# Anyone like to travel? Been to a different country?



## Lexus (Jan 19, 2005)

I love to travel! 
I've been to Spain, Portugal, Morroco (Africa), England, Scotland, Ireland, Mexico, Canada, Jamaica and numerous states in the US.
This December I'll be going to Jamaica and in 06 will be in Mexico again. 
After Graduation my mom and I are going to Egypt and the Greek Isles. 

Anyone share this passion? Feel free to share! :king:


----------



## shev (Jan 18, 2005)

me too! I went to canada once, just a hop skip over above montana.


----------



## chrisinha (Jan 24, 2005)

hmm i love traveling but i have phobia of planes
besides having lived in Brazil, i've been to Argentina, Paraguay, Chile and The US, where i live now.


----------



## maxpayne_lhp (Jan 19, 2005)

Me! I love to go to everywhere! The US, Europe, Latin America.... I'll when I've enough money!


----------



## Lydia (Feb 6, 2005)

i love traveling too!! i've been to mexico twice and canada once....ive also hiked the grand canyon 3 times, and been just about all over the country.....one time (ive gone out west 3 times) me and a whole lot of friends went in a retired greyhound bus that my friend owns....it was sooooo fun!! (we had it fixed up with 2 tables and reclining seats and one of the bays was lined with styrafoam so that we put dry ice in there and it kept all our food cold....we went to really hot places....grand canyon, death valley...etc.) other than the US and Mexico and Canada, though, i havent been any where else...i want to go to alaska and hawaii some time....i think that would be really neat


----------



## aquariumfishguy (Jan 18, 2005)

Lexus - for being so young, you sure do get out! 

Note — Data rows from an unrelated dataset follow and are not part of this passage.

+        "v_mad_u64_u32 v[40:41], vcc, %[c2_3], %[zp2], v[40:41]\n"
+        "v_mad_u64_u32 v[40:41], vcc, %[c2_4], %[zp1], v[40:41]\n"
+        "v_mad_u64_u32 v[40:41], vcc, %[c2_5], %[zp0], v[40:41]\n"
+        "v_mad_u64_u32 v[40:41], vcc, %[c3_0], %[z15], v[40:41]\n"
+        "v_mad_u64_u32 v[40:41], vcc, %[c3_1], %[z14], v[40:41]\n"
+        "v_mad_u64_u32 v[40:41], vcc, %[c3_2], %[z13], v[40:41]\n"
+        "v_mad_u64_u32 v[40:41], vcc, %[c3_3], %[z12], v[40:41]\n"
+        "v_mad_u64_u32 v[40:41], vcc, %[c3_4], %[z11], v[40:41]\n"
+        "v_mad_u64_u32 v[40:41], vcc, %[c3_5], %[z10], v[40:41]\n"
+        "v_mad_u64_u32 v[40:41], vcc, %[m0], %[p5], v[40:41]\n"
+        "v_mad_u64_u32 v[40:41], vcc, %[m1], %[p4], v[40:41]\n"
+        "v_mad_u64_u32 v[40:41], vcc, %[m2], %[p3], v[40:41]\n"
+        "v_mad_u64_u32 v[40:41], vcc, %[m3], %[p2], v[40:41]\n"
+        "v_mad_u64_u32 v[40:41], vcc, %[m4], %[p1], v[40:41]\n"
+        "v_mul_lo_u32 %[m5], v40, %[n0]\n"
+        "v_mad_u64_u32 v[40:41], vcc, %[m5], %[p0], v[40:41]\n"
+        "v_lshrrev_b64 v[40:41], 29, v[40:41]\n"
+        "v_mad_u64_u32 v[40:41], vcc, %[c0_0], %[w6], v[40:41]\n"
+        "v_mad_u64_u32 v[40:41], vcc, %[c0_1], %[w5], v[40:41]\n"
+        "v_mad_u64_u32 v[40:41], vcc, %[c0_2], %[w4], v[40:41]\n"
+        "v_mad_u64_u32 v[40:41], vcc, %[c0_3], %[w3], v[40:41]\n"
+        "v_mad_u64_u32 v[40:41], vcc, %[c0_4], %[w2], v[40:41]\n"
+        "v_mad_u64_u32 v[40:41], vcc, %[c0_5], %[w1], v[40:41]\n"
+        "v_mad_u64_u32 v[40:41], vcc, %[c0_6], %[w0], v[40:41]\n"
+        "v_mad_u64_u32 v[40:41], vcc, %[c1_0], %[wp6], v[40:41]\n"
+        "v_mad_u64_u32 v[40:41], vcc, %[c1_1], %[wp5], v[40:41]\n"
+        "v_mad_u64_u32 v[40:41], vcc, %[c1_2], %[wp4], v[40:41]\n"
+        "v_mad_u64_u32 v[40:41], vcc, %[c1_3], %[wp3], v[40:41]\n"
+        "v_mad_u64_u32 v[40:41], vcc, %[c1_4], %[wp2], v[40:41]\n"
+        "v_mad_u64_u32 v[40:41], vcc, %[c1_5], %[wp1], v[40:41]\n"
+        "v_mad_u64_u32 v[40:41], vcc, %[c1_6], %[wp0], v[40:41]\n"
+        "v_mad_u64_u32 v[40:41], vcc, %[c2_0], %[zp6], v[40:41]\n"
+        "v_mad_u64_u32 v[40:41], vcc, %[c2_1], %[zp5], v[40:41]\n"
+        "v_mad_u64_u32 v[40:41], vcc, %[c2_2], %[zp4], v[40:41]\n"
+        "v_mad_u64_u32 v[40:41], vcc, %[c2_3], %[zp3], v[40:41]\n"
+        "v_mad_u64_u32 v[40:41], vcc, %[c2_4], %[zp2], v[40:41]\n"
+        "v_mad_u64_u32 v[40:41], vcc, %[c2_5], %[zp1], v[40:41]\n"
+        "v_mad_u64_u32 v[40:41], vcc, %[c2_6], %[zp0], v[40:41]\n"
+        "v_mad_u64_u32 v[40:41], vcc, %[c3_0], %[z16], v[40:41]\n"
+        "v_mad_u64_u32 v[40:41], vcc, %[c3_1], %[z15], v[40:41]\n"
+        "v_mad_u64_u32 v[40:41], vcc, %[c3_2], %[z14], v[40:41]\n"
+        "v_mad_u64_u32 v[40:41], vcc, %[c3_3], %[z13], v[40:41]\n"
+        "v_mad_u64_u32 v[40:41], vcc, %[c3_4], %[z12], v[40:41]\n"
+        "v_mad_u64_u32 v[40:41], vcc, %[c3_5], %[z11], v[40:41]\n"
+        "v_mad_u64_u32 v[40:41], vcc, %[c3_6], %[z10], v[40:41]\n"
+        "v_mad_u64_u32 v[40:41], vcc, %[m0], %[p6], v[40:41]\n"
+        "v_mad_u64_u32 v[40:41], vcc, %[m1], %[p5], v[40:41]\n"
+        "v_mad_u64_u32 v[40:41], vcc, %[m2], %[p4], v[40:41]\n"
+        "v_mad_u64_u32 v[40:41], vcc, %[m3], %[p3], v[40:41]\n"
+        "v_mad_u64_u32 v[40:41], vcc, %[m4], %[p2], v[40:41]\n"
+        "v_mad_u64_u32 v[40:41], vcc, %[m5], %[p1], v[40:41]\n"
+        "v_mul_lo_u32 %[m6], v40, %[n0]\n"
+        "v_mad_u64_u32 v[40:41], vcc, %[m6], %[p0], v[40:41]\n"
+        "v_lshrrev_b64 v[40:41], 29, v[40:41]\n"
+        "v_mad_u64_u32 v[40:41], vcc, %[c0_0], %[w7], v[40:41]\n"
+        "v_mad_u64_u32 v[40:41], vcc, %[c0_1], %[w6], v[40:41]\n"
+        "v_mad_u64_u32 v[40:41], vcc, %[c0_2], %[w5], v[40:41]\n"
+        "v_mad_u64_u32 v[40:41], vcc, %[c0_3], %[w4], v[40:41]\n"
+        "v_mad_u64_u32 v[40:41], vcc, %[c0_4], %[w3], v[40:41]\n"
+        "v_mad_u64_u32 v[40:41], vcc, %[c0_5], %[w2], v[40:41]\n"
+        "v_mad_u64_u32 v[40:41], vcc, %[c0_6], %[w1], v[40:41]\n"
+        "v_mad_u64_u32 v[40:41], vcc, %[c0_7], %[w0], v[40:41]\n"
+        "v_mad_u64_u32 v[40:41], vcc, %[c1_0], %[wp7], v[40:41]\n"
+        "v_mad_u64_u32 v[40:41], vcc, %[c1_1], %[wp6], v[40:41]\n"
+        "v_mad_u64_u32 v[40:41], vcc, %[c1_2], %[wp5], v[40:41]\n"
+        "v_mad_u64_u32 v[40:41], vcc, %[c1_3], %[wp4], v[40:41]\n"
+        "v_mad_u64_u32 v[40:41], vcc, %[c1_4], %[wp3], v[40:41]\n"
+        "v_mad_u64_u32 v[40:41], vcc, %[c1_5], %[wp2], v[40:41]\n"
+        "v_mad_u64_u32 v[40:41], vcc, %[c1_6], %[wp1], v[40:41]\n"
+        "v_mad_u64_u32 v[40:41], vcc, %[c1_7], %[wp0], v[40:41]\n"
+        "v_mad_u64_u32 v[40:41], vcc, %[c2_0], %[zp7], v[40:41]\n"
+        "v_mad_u64_u32 v[40:41], vcc, %[c2_1], %[zp6], v[40:41]\n"
+        "v_mad_u64_u32 v[40:41], vcc, %[c2_2], %[zp5], v[40:41]\n"
+        "v_mad_u64_u32 v[40:41], vcc, %[c2_3], %[zp4], v[40:41]\n"
+        "v_mad_u64_u32 v[40:41], vcc, %[c2_4], %[zp3], v[40:41]\n"
+        "v_mad_u64_u32 v[40:41], vcc, %[c2_5], %[zp2], v[40:41]\n"
+        "v_mad_u64_u32 v[40:41], vcc, %[c2_6], %[zp1], v[40:41]\n"
+        "v_mad_u64_u32 v[40:41], vcc, %[c2_7], %[zp0], v[40:41]\n"
+        "v_mad_u64_u32 v[40:41], vcc, %[c3_0], %[z17], v[40:41]\n"
+        "v_mad_u64_u32 v[40:41], vcc, %[c3_1], %[z16], v[40:41]\n"
+        "v_mad_u64_u32 v[40:41], vcc, %[c3_2], %[z15], v[40:41]\n"
+        "v_mad_u64_u32 v[40:41], vcc, %[c3_3], %[z14], v[40:41]\n"
+        "v_mad_u64_u32 v[40:41], vcc, %[c3_4], %[z13], v[40:41]\n"
+        "v_mad_u64_u32 v[40:41], vcc, %[c3_5], %[z12], v[40:41]\n"
+        "v_mad_u64_u32 v[40:41], vcc, %[c3_6], %[z11], v[40:41]\n"
+        "v_mad_u64_u32 v[40:41], vcc, %[c3_7], %[z10], v[40:41]\n"
+        "v_mad_u64_u32 v[40:41], vcc, %[m0], %[p7], v[40:41]\n"
+        "v_mad_u64_u32 v[40:41], vcc, %[m1], %[p6], v[40:41]\n"
+        "v_mad_u64_u32 v[40:41], vcc, %[m2], %[p5], v[40:41]\n"
+        "v_mad_u64_u32 v[40:41], vcc, %[m3], %[p4], v[40:41]\n"
+        "v_mad_u64_u32 v[40:41], vcc, %[m4], %[p3], v[40:41]\n"
+        "v_mad_u64_u32 v[40:41], vcc, %[m5], %[p2], v[40:41]\n"
+        "v_mad_u64_u32 v[40:41], vcc, %[m6], %[p1], v[40:41]\n"
+        "v_mul_lo_u32 %[m7], v40, %[n0]\n"
+        "v_mad_u64_u32 v[40:41], vcc, %[m7], %[p0], v[40:41]\n"
+        "v_lshrrev_b64 v[40:41], 29, v[40:41]\n"
+        "v_mad_u64_u32 v[40:41], vcc, %[c0_0], %[w8], v[40:41]\n"
+        "v_mad_u64_u32 v[40:41], vcc, %[c0_1], %[w7], v[40:41]\n"
+        "v_mad_u64_u32 v[40:41], vcc, %[c0_2], %[w6], v[40:41]\n"
+        "v_mad_u64_u32 v[40:41], vcc, %[c0_3], %[w5], v[40:41]\n"
+        "v_mad_u64_u32 v[40:41], vcc, %[c0_4], %[w4], v[40:41]\n"
+        "v_mad_u64_u32 v[40:41], vcc, %[c0_5], %[w3], v[40:41]\n"
+        "v_mad_u64_u32 v[40:41], vcc, %[c0_6], %[w2], v[40:41]\n"
+        "v_mad_u64_u32 v[40:41], vcc, %[c0_7], %[w1], v[40:41]\n"
+        "v_mad_u64_u32 v[40:41], vcc, %[c0_8], %[w0], v[40:41]\n"
+        "v_mad_u64_u32 v[40:41], vcc, %[c1_0], %[wp8], v[40:41]\n"
+        "v_mad_u64_u32 v[40:41], vcc, %[c1_1], %[wp7], v[40:41]\n"
+        "v_mad_u64_u32 v[40:41], vcc, %[c1_2], %[wp6], v[40:41]\n"
+        "v_mad_u64_u32 v[40:41], vcc, %[c1_3], %[wp5], v[40:41]\n"
+        "v_mad_u64_u32 v[40:41], vcc, %[c1_4], %[wp4], v[40:41]\n"
+        "v_mad_u64_u32 v[40:41], vcc, %[c1_5], %[wp3], v[40:41]\n"
+        "v_mad_u64_u32 v[40:41], vcc, %[c1_6], %[wp2], v[40:41]\n"
+        "v_mad_u64_u32 v[40:41], vcc, %[c1_7], %[wp1], v[40:41]\n"
+        "v_mad_u64_u32 v[40:41], vcc, %[c1_8], %[wp0], v[40:41]\n"
+        "v_mad_u64_u32 v[40:41], vcc, %[c2_0], %[zp8], v[40:41]\n"
+        "v_mad_u64_u32 v[40:41], vcc, %[c2_1], %[zp7], v[40:41]\n"
+        "v_mad_u64_u32 v[40:41], vcc, %[c2_2], %[zp6], v[40:41]\n"
+        "v_mad_u64_u32 v[40:41], vcc, %[c2_3], %[zp5], v[40:41]\n"
+        "v_mad_u64_u32 v[40:41], vcc, %[c2_4], %[zp4], v[40:41]\n"
+        "v_mad_u64_u32 v[40:41], vcc, %[c2_5], %[zp3], v[40:41]\n"
+        "v_mad_u64_u32 v[40:41], vcc, %[c2_6], %[zp2], v[40:41]\n"
+        "v_mad_u64_u32 v[40:41], vcc, %[c2_7], %[zp1], v[40:41]\n"
+        "v_mad_u64_u32 v[40:41], vcc, %[c2_8], %[zp0], v[40:41]\n"
+        "v_mad_u64_u32 v[40:41], vcc, %[c3_0], %[z18], v[40:41]\n"
+        "v_mad_u64_u32 v[40:41], vcc, %[c3_1], %[z17], v[40:41]\n"
+        "v_mad_u64_u32 v[40:41], vcc, %[c3_2], %[z16], v[40:41]\n"
+        "v_mad_u64_u32 v[40:41], vcc, %[c3_3], %[z15], v[40:41]\n"
+        "v_mad_u64_u32 v[40:41], vcc, %[c3_4], %[z14], v[40:41]\n"
+        "v_mad_u64_u32 v[40:41], vcc, %[c3_5], %[z13], v[40:41]\n"
+        "v_mad_u64_u32 v[40:41], vcc, %[c3_6], %[z12], v[40:41]\n"
+        "v_mad_u64_u32 v[40:41], vcc, %[c3_7], %[z11], v[40:41]\n"
+        "v_mad_u64_u32 v[40:41], vcc, %[c3_8], %[z10], v[40:41]\n"
+        "v_mad_u64_u32 v[40:41], vcc, %[m0], %[p8], v[40:41]\n"
+        "v_mad_u64_u32 v[40:41], vcc, %[m1], %[p7], v[40:41]\n"
+        "v_mad_u64_u32 v[40:41], vcc, %[m2], %[p6], v[40:41]\n"
+        "v_mad_u64_u32 v[40:41], vcc, %[m3], %[p5], v[40:41]\n"
+        "v_mad_u64_u32 v[40:41], vcc, %[m4], %[p4], v[40:41]\n"
+        "v_mad_u64_u32 v[40:41], vcc, %[m5], %[p3], v[40:41]\n"
+        "v_mad_u64_u32 v[40:41], vcc, %[m6], %[p2], v[40:41]\n"
+        "v_mad_u64_u32 v[40:41], vcc, %[m7], %[p1], v[40:41]\n"
+        "v_mul_lo_u32 %[m8], v40, %[n0]\n"
+        "v_mad_u64_u32 v[40:41], vcc, %[m8], %[p0], v[40:41]\n"
+        "v_lshrrev_b64 v[40:41], 29, v[40:41]\n"
+        "v_mad_u64_u32 v[38:39], vcc, %[x4_1], %[x8], v[38:39]\n"
+        "v_mad_u64_u32 v[38:39], vcc, %[x4_2], %[x7], v[38:39]\n"
+        "v_mad_u64_u32 v[38:39], vcc, %[x4_3], %[x6], v[38:39]\n"
+        "v_mad_u64_u32 v[38:39], vcc, %[x4_4], %[x5], v[38:39]\n"
+        "v_mad_u64_u32 v[38:39], vcc, %[x4_5], %[x4], v[38:39]\n"
+        "v_mad_u64_u32 v[38:39], vcc, %[x4_6], %[x3], v[38:39]\n"
+        "v_mad_u64_u32 v[38:39], vcc, %[x4_7], %[x2], v[38:39]\n"
+        "v_mad_u64_u32 v[38:39], vcc, %[x4_8], %[x1], v[38:39]\n"
+        "v_mad_u64_u32 v[38:39], vcc, %[q1], %[p8], v[38:39]\n"
+        "v_mad_u64_u32 v[38:39], vcc, %[q2], %[p7], v[38:39]\n"
+        "v_mad_u64_u32 v[38:39], vcc, %[q3], %[p6], v[38:39]\n"
+        "v_mad_u64_u32 v[38:39], vcc, %[q4], %[p5], v[38:39]\n"
+        "v_mad_u64_u32 v[38:39], vcc, %[q5], %[p4], v[38:39]\n"
+        "v_mad_u64_u32 v[38:39], vcc, %[q6], %[p3], v[38:39]\n"
+        "v_mad_u64_u32 v[38:39], vcc, %[q7], %[p2], v[38:39]\n"
+        "v_mad_u64_u32 v[38:39], vcc, %[q8], %[p1], v[38:39]\n"
+        "v_and_b32_e32 %[zp0], 0x1fffffff, v38\n"
+        "v_lshrrev_b64 v[38:39], 29, v[38:39]\n"
+        "v_mad_u64_u32 v[40:41], vcc, %[c0_1], %[w8], v[40:41]\n"
+        "v_mad_u64_u32 v[40:41], vcc, %[c0_2], %[w7], v[40:41]\n"
+        "v_mad_u64_u32 v[40:41], vcc, %[c0_3], %[w6], v[40:41]\n"
+        "v_mad_u64_u32 v[40:41], vcc, %[c0_4], %[w5], v[40:41]\n"
+        "v_mad_u64_u32 v[40:41], vcc, %[c0_5], %[w4], v[40:41]\n"
+        "v_mad_u64_u32 v[40:41], vcc, %[c0_6], %[w3], v[40:41]\n"
+        "v_mad_u64_u32 v[40:41], vcc, %[c0_7], %[w2], v[40:41]\n"
+        "v_mad_u64_u32 v[40:41], vcc, %[c0_8], %[w1], v[40:41]\n"
+        "v_mad_u64_u32 v[40:41], vcc, %[c1_1], %[wp8], v[40:41]\n"
+        "v_mad_u64_u32 v[40:41], vcc, %[c1_2], %[wp7], v[40:41]\n"
+        "v_mad_u64_u32 v[40:41], vcc, %[c1_3], %[wp6], v[40:41]\n"
+        "v_mad_u64_u32 v[40:41], vcc, %[c1_4], %[wp5], v[40:41]\n"
+        "v_mad_u64_u32 v[40:41], vcc, %[c1_5], %[wp4], v[40:41]\n"
+        "v_mad_u64_u32 v[40:41], vcc, %[c1_6], %[wp3], v[40:41]\n"
+        "v_mad_u64_u32 v[40:41], vcc, %[c1_7], %[wp2], v[40:41]\n"
+        "v_mad_u64_u32 v[40:41], vcc, %[c1_8], %[wp1], v[40:41]\n"
+        "v_mad_u64_u32 v[40:41], vcc, %[c2_1], %[zp8], v[40:41]\n"
+        "v_mad_u64_u32 v[40:41], vcc, %[c2_2], %[zp7], v[40:41]\n"
+        "v_mad_u64_u32 v[40:41], vcc, %[c2_3], %[zp6], v[40:41]\n"
+        "v_mad_u64_u32 v[40:41], vcc, %[c2_4], %[zp5], v[40:41]\n"
+        "v_mad_u64_u32 v[40:41], vcc, %[c2_5], %[zp4], v[40:41]\n"
+        "v_mad_u64_u32 v[40:41], vcc, %[c2_6], %[zp3], v[40:41]\n"
+        "v_mad_u64_u32 v[40:41], vcc, %[c2_7], %[zp2], v[40:41]\n"
+        "v_mad_u64_u32 v[40:41], vcc, %[c2_8], %[zp1], v[40:41]\n"
+        "v_mad_u64_u32 v[40:41], vcc, %[c3_1], %[z18], v[40:41]\n"
+        "v_mad_u64_u32 v[40:41], vcc, %[c3_2], %[z17], v[40:41]\n"
+        "v_mad_u64_u32 v[40:41], vcc, %[c3_3], %[z16], v[40:41]\n"
+        "v_mad_u64_u32 v[40:41], vcc, %[c3_4], %[z15], v[40:41]\n"
+        "v_mad_u64_u32 v[40:41], vcc, %[c3_5], %[z14], v[40:41]\n"
+        "v_mad_u64_u32 v[40:41], vcc, %[c3_6], %[z13], v[40:41]\n"
+        "v_mad_u64_u32 v[40:41], vcc, %[c3_7], %[z12], v[40:41]\n"
+        "v_mad_u64_u32 v[40:41], vcc, %[c3_8], %[z11], v[40:41]\n"
+        "v_mad_u64_u32 v[40:41], vcc, %[m1], %[p8], v[40:41]\n"
+        "v_mad_u64_u32 v[40:41], vcc, %[m2], %[p7], v[40:41]\n"
+        "v_mad_u64_u32 v[40:41], vcc, %[m3], %[p6], v[40:41]\n"
+        "v_mad_u64_u32 v[40:41], vcc, %[m4], %[p5], v[40:41]\n"
+        "v_mad_u64_u32 v[40:41], vcc, %[m5], %[p4], v[40:41]\n"
+        "v_mad_u64_u32 v[40:41], vcc, %[m6], %[p3], v[40:41]\n"
+        "v_mad_u64_u32 v[40:41], vcc, %[m7], %[p2], v[40:41]\n"
+        "v_mad_u64_u32 v[40:41], vcc, %[m8], %[p1], v[40:41]\n"
+        "v_mad_u64_u32 v[40:41], vcc, %[zp0], 1, v[40:41]\n"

I love to travel, it keeps the mind and body young and it shows you how other people live. As far as different countries, I have been to Mexico, Canada, Venezuela, and many of the Caribbean Islands. I've also seen 95% of the US States. It is nice to have appreciation for other cultures and such.


----------



## Lexus (Jan 19, 2005)

Yes, my family loves to travel and has the money to do it.. I wanted to go to Europe with my mother but I was too young when she went, I guess they went to Germany, Italy and such. I would love to see those places as that is my blood.


----------



## Mark (Jan 16, 2005)

I have only been to Amsterdam and Hong Kong (outside of the US). Both were business trips.

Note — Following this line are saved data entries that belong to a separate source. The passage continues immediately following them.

__global__ __launch_bounds__(256) void k_ransac_hyp5(const PairInfo* __restrict__ info,
                                                     const double4* __restrict__ ptsn, int H,
                                                     const int32_t* __restrict__ subsets,
                                                     const int32_t* __restrict__ nsub, double* __restrict__ models,
                                                     int8_t* __restrict__ nsol, int h0,
                                                     const uint8_t* __restrict__ done) {
    constexpr int GS = HYP5_GS, GPW = HYP5_GPW, GPB = HYP5_GPB;
    __shared__ double snb[GPB][4][9];
    const int lane = threadIdx.x & 63, gw = lane / GS;
    const bool valid = gw < GPW;
    const int g = (threadIdx.x >> 6) * GPW + (valid ? gw : 0), r = lane - gw * GS, gl = gw * GS;
    const int p = blockIdx.y;
    const int h = h0 + blockIdx.x * GPB + g;
    if (done && done[p]) return;
    const PairInfo pi = info[p];
    const bool ess = pi.mode == 1 || pi.mode == 5;
    const bool act = valid && ess && hyp5_active(pi, h, H, nsub, p);
    if (!ess) return;
    bool ok = act;
    if (act) {
        const double* nb = models + ((size_t)p * H + h) * MAXSOL * 9;
        for (int i = r; i < 36; i += GS) snb[g][i / 9][i % 9] = nb[i];
        ok = nb[36] != 0.0;
    }
    __syncthreads();
    if (!valid) return;
#if defined(RS_ABLATE) && RS_ABLATE == 3
    if (act && r == 0) nsol[(size_t)p * H + h] = 0;
    return;
#endif
    auto ent = [&](int k, double* l) {
        for (int a = 0; a < 4; ++a) l[a] = snb[g][a][k];
    };
    double row[20];
#pragma unroll
    for (int j = 0; j < 20; ++j) row[j] = 0.0;
    if (ok && r == 0) {
        const int cof[3][5] = {{0, 4, 8, 5, 7}, {1, 3, 8, 5, 6}, {2, 3, 7, 4, 6}};
        const double sg[3] = {1.0, -1.0, 1.0};
#pragma unroll
        for (int t = 0; t < 3; ++t) {
            double l0[4], l1[4], l2[4], l3[4], l4[4];
            ent(cof[t][0], l0); ent(cof[t][1], l1); ent(cof[t][2], l2); ent(cof[t][3], l3); ent(cof[t][4], l4);
            double q[10];
#pragma unroll
            for (int s = 0; s < 10; ++s) q[s] = 0.0;
            q_fma(q, l1, l2, sg[t]);
            q_fma(q, l3, l4, -sg[t]);
            c_fma(row, q, l0);
        }
// ... 43 lines not shown
            if (ob > best) { best = ob; bl = jl; }
        }
        if (!(best > 1e-300)) ok = false;
        piv[c] = bl;
        double prow[20];
#pragma unroll
        for (int jj = c; jj < 20; ++jj) prow[jj] = __shfl(row[jj], gl + bl, 64);
        const double inv = ok ? 1.0 / prow[c] : 0.0;
        if (r == bl) {
#pragma unroll
            for (int jj = c; jj < 20; ++jj) row[jj] = prow[jj] * inv;
            used = true;
        } else {
            const double f = row[c] * inv;
#pragma unroll
            for (int jj = c; jj < 20; ++jj) row[jj] -= f * prow[jj];
        }
    }
    double bx[3][4], by[3][4], b1[3][5];
#pragma unroll
    for (int i = 0; i < 3; ++i) {
        double a4[10], a5[10];
#pragma unroll
        for (int k = 0; k < 10; ++k) {
            a4[k] = __shfl(row[10 + k], gl + piv[4 + 2 * i], 64);
            a5[k] = __shfl(row[10 + k], gl + piv[5 + 2 * i], 64);
        }
        bx[i][0] = a4[2]; bx[i][1] = a4[1] - a5[2]; bx[i][2] = a4[0] - a5[1]; bx[i][3] = -a5[0];
        by[i][0] = a4[5]; by[i][1] = a4[4] - a5[5]; by[i][2] = a4[3] - a5[4]; by[i][3] = -a5[3];
        b1[i][0] = a4[9]; b1[i][1] = a4[8] - a5[9]; b1[i][2] = a4[7] - a5[8]; b1[i][3] = a4[6] - a5[7];
        b1[i][4] = -a5[6];
    }
    if (!ok) {
        if (h < H && r == 0) nsol[(size_t)p * H + h] = 0;
        return;
    }
#if defined(RS_ABLATE) && RS_ABLATE == 2
    if (r == 0) nsol[(size_t)p * H + h] = (int8_t)(bx[0][0] > 1e300);
    return;
#endif
    double poly[11];
#pragma unroll
    for (int i = 0; i < 11; ++i) poly[i] = 0.0;
    {
        double t[8];
#pragma unroll
        for (int i = 0; i < 8; ++i) t[i] = 0.0;
        pmul_acc<4, 5>(t, by[1], b1[2], 1.0);
        pmul_acc<5, 4>(t, b1[1], by[2], -1.0);
        pmul_acc<4, 8>(poly, bx[0], t, 1.0);
#pragma unroll
        for (int i = 0; i < 8; ++i) t[i] = 0.0;
        pmul_acc<4, 5>(t, bx[1], b1[2], 1.0);
        pmul_acc<5, 4>(t, b1[1], bx[2], -1.0);
        pmul_acc<4, 8>(poly, by[0], t, -1.0);
        double u[7];
#pragma unroll
        for (int i = 0; i < 7; ++i) u[i] = 0.0;
        pmul_acc<4, 4>(u, bx[1], by[2], 1.0);
        pmul_acc<4, 4>(u, by[1], bx[2], -1.0);
        pmul_acc<5, 7>(poly, b1[0], u, 1.0);
    }
#if defined(RS_ABLATE) && RS_ABLATE == 1
    if (r == 0) nsol[(size_t)p * H + h] = (int8_t)(poly[3] > 1e300);
    return;
#endif
    if (r == 0) {
        double* o = models + ((size_t)p * H + h) * MAXSOL * 9;
#pragma unroll
        for (int i = 0; i < 11; ++i) o[SLOT_POLY + i] = poly[i];
#pragma unroll
        for (int i = 0; i < 3; ++i) {
#pragma unroll
            for (int d = 0; d < 4; ++d) {
                o[SLOT_MAT + 13 * i + d] = bx[i][d];
                o[SLOT_MAT + 13 * i + 4 + d] = by[i][d];
            }
#pragma unroll
            for (int d = 0; d < 5; ++d) o[SLOT_MAT + 13 * i + 8 + d] = b1[i][d];
        }
        o[SLOT_FLAG] = FLAG_POLY;
    }
}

The Hong Kong trip was around the world trip. Atlanta to Frankfurt to Hong Kong to Tokyo to Chicago to Atlanta. All in 3 days!


----------



## Mr Aquarium (Jan 18, 2005)

I desided many years ago if i can;t drive there, i don;t need to go.
Watched to many shows on TV about what happends to plains and how they get patched up and number changes and sent back to the "deadly skys"
Ive also seen to many about big ships as well and the stress they accure just loading all the food n drink needed for a trip.
But other then travle, ive only been to IL, Wis, Mo, and a fast trip around the edge of Iowa around throught the tips of South Dakoda and Nebraska, oh was was to Minniapolas MN once.


----------



## jonah (Jan 19, 2005)

Mexico, Canada, South Korea, North Korea (by only a few yards) and Japan.


----------



## Fishfirst (Jan 24, 2005)

I'd travel more if I could but I've been to Australia, New Zealand, Figi, Canada and states in the US would include Hawaii, Wyoming, New York, California, South Dakota, Florida, South Carolina, Virginia, and Washington DC


----------



## antman (Mar 7, 2005)

I was in the Dominican Republic last month and we live about 2 hours from Canada theres a lot of good biking there.
........................................ANT


----------



## fish_doc (Jan 31, 2005)

Hay Ive been to the Dominican Republic to. Along with Haiti, Canada, Holland, Switzerland, Germany, England, France, Austria, and Belgium. I probably missed a few. Its been at least 10 years since Ive been any of these places though except Canada.


----------



## maxpayne_lhp (Jan 19, 2005)

I just went to Thailand


----------



## chrisinha (Jan 24, 2005)

i know a lot of people who would *die* to go to thailand!


----------



## shev (Jan 18, 2005)

did they get hit by the tsunami?


oh and maxpayne_lhp, a while back i had asked if you got hit by the tsunami, lol sorry I forgot which side of the peninsula vietnam is on. i guess i should go back to geography


----------



## maxpayne_lhp (Jan 19, 2005)

OK  Thats ok
Anyway, the Tsunami was real terrible! I wonder how is I was hit :S :|



> did they get hit by the tsunami?


Yes, Thailand did   Sorry for them!  they lost some very beautiful beaches!  And many people...


----------



## aquariumfishguy (Jan 18, 2005)

I didn't like the Dominican Republic when I went last April. It was the least favorite Island of all the ones I visited on my cruise to the Caribbean. The people were very rude, I could almost see the hate for Americans (or "white folk" in general) in their eyes.

And not all were rude and mean, but a good many were.


----------



## Guest (Mar 10, 2005)

i lived in texas for 7 years...now i live in RI
ive cisited connecticut, massachussetts, new mexico, new york, new hampshiere, florida....and i guess thats about it
ive never been out of the country...and i dont travel much anymore bvecause i dont have the money to do it...


----------



## Guest (Mar 10, 2005)

^^my family i should say...


----------



## aquariumfishguy (Jan 18, 2005)

I was going to say... 14 and she's already depressed that the funds aren't available to travel!


----------



## fish_doc (Jan 31, 2005)

Back when I went to all those countries many of the people living there wanted to come to america to live it was the place to be. Over the years many have got a bad taste for the american way of life and that is probably what you were seeing.


----------



## maxpayne_lhp (Jan 19, 2005)

Well, not me. I'm Anubis, the friend of the Death. lol JK
Well, in fact, luckily I went to Thailand very long time ago, 2 or 3 years. So I'm not as unlucky as the ones who have just went. Sorry for them!


----------



## osteoporoosi (Jan 27, 2005)

I have travelled in Sweden, Estonia, Spain, France, Germany, Holland, Usa, Denmark, And next summer I'll be travelling to Bulgaria.


----------



## maxpayne_lhp (Jan 19, 2005)

Anyone has been to Vietnam?


----------